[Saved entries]
┌──

# quantumgizmos/bp_osd

Hardware: AMD Instinct MI355X
Metric: syndromes decoded/sec (whole node) + logical error rate, HGP [[1922,50]] p=0.05 (higher is better)
Workload: dtype f64; 1 GPU; h1922_ms_cs7: [[1922,50]] HGP (31x31 circulant 1+x^2+x^5) hz 961x1922, min-sum BP variable scaling, max_iter=1922, osd_cs order 7, iid bit-flip q=0.05; per_gpu_batch=131072, global_batch=131072, bp_variant=0, pipelined_steps=2, hw_queues=4, batches=2 distinct seeded batches alternate over the timed steps

## Files before the change

### bp_osd_amd/_lib.py

```python
from __future__ import annotations

import ctypes as C
import os

_HERE = os.path.dirname(os.path.abspath(__file__))
LIB_PATH = os.environ.get("BPOSD_LIB") or os.path.join(_HERE, "libbposd_mi355x.so")

BPOSD_OK = 0
BPOSD_ERR_INVALID = -1
BPOSD_ERR_UNSUPPORTED = -2
BPOSD_ERR_HIP = -3
BPOSD_ERR_NO_DEVICE = -4

EXPORTED_SYMBOLS = (
    "bposd_device_count",
    "bposd_version",
    "bposd_create",
    "bposd_update_channel_probs",
    "bposd_decode_batch",
    "bposd_decode_batch_packed",
    "bposd_decode_batch_async",
    "bposd_decode_batch_packed_async",
    "bposd_decode_batch_device",
    "bposd_decode_batch_device_packed",
    "bposd_decode_batch_select",
    "bposd_decode_batch_select_device",
    "bposd_pack_rows_device",
    "bposd_pack_rows_device_lane",
    "bposd_synchronize",
    "bposd_num_lanes",
    "bposd_last_lane",
    "bposd_synchronize_lane",
    "bposd_lane_timing",
    "bposd_host_alloc",
    "bposd_host_free",
    "bposd_last_timing",
    "bposd_info",
    "bposd_posterior_llr",
    "bposd_set_bp_variant",
    "bposd_set_osd_variant",
    "bposd_last_osd_kernel",
    "bposd_mc_create",
    "bposd_mc_run",
    "bposd_mc_fetch",
    "bposd_mc_device_bytes",
    "bposd_mc_last_error",
    "bposd_mc_destroy",
    "bposd_last_error",
    "bposd_destroy",
)

DEBUG_SYMBOLS = (
    "bposd_layout_info",
    "bposd_bp_kernel_info",
    "bposd_debug_local_layout",
    "bposd_debug_class_layout",
    "bposd_debug_last_instance",
)


class BposdConfig(C.Structure):
    _fields_ = [
        ("device", C.c_int32),
        ("bp_method", C.c_int32),
        ("ms_scaling_factor", C.c_double),
        ("max_iter", C.c_int32),
        ("osd_method", C.c_int32),
        ("osd_order", C.c_int32),
        ("sort_tie_policy", C.c_int32),
        ("weight_fn", C.c_int32),
        ("schedule", C.c_int32),
        ("ps_clip", C.c_double),
        ("osd_e_bit_order", C.c_int32),
        ("ps_math_form", C.c_int32),
    ]


class BposdMcConfig(C.Structure):
    _fields_ = [
        ("device", C.c_int32),
        ("channel_update", C.c_int32),
        ("seed", C.c_uint64),
        ("capacity", C.c_int64),
    ]


MC_UPDATE = {None: 0, "x->z": 1, "z->x": 2}
MC_ITEMS = {"error_x": 0, "error_z": 1, "syndrome_x": 2, "syndrome_z": 3, "flags": 4, "syndrome_x_packed": 5, "syndrome_z_packed": 6}


_lib = None
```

└──

Exercise aim -
State how many lines in the data include the string "import". Nothing else belongs in the reply.

Expected answer -
3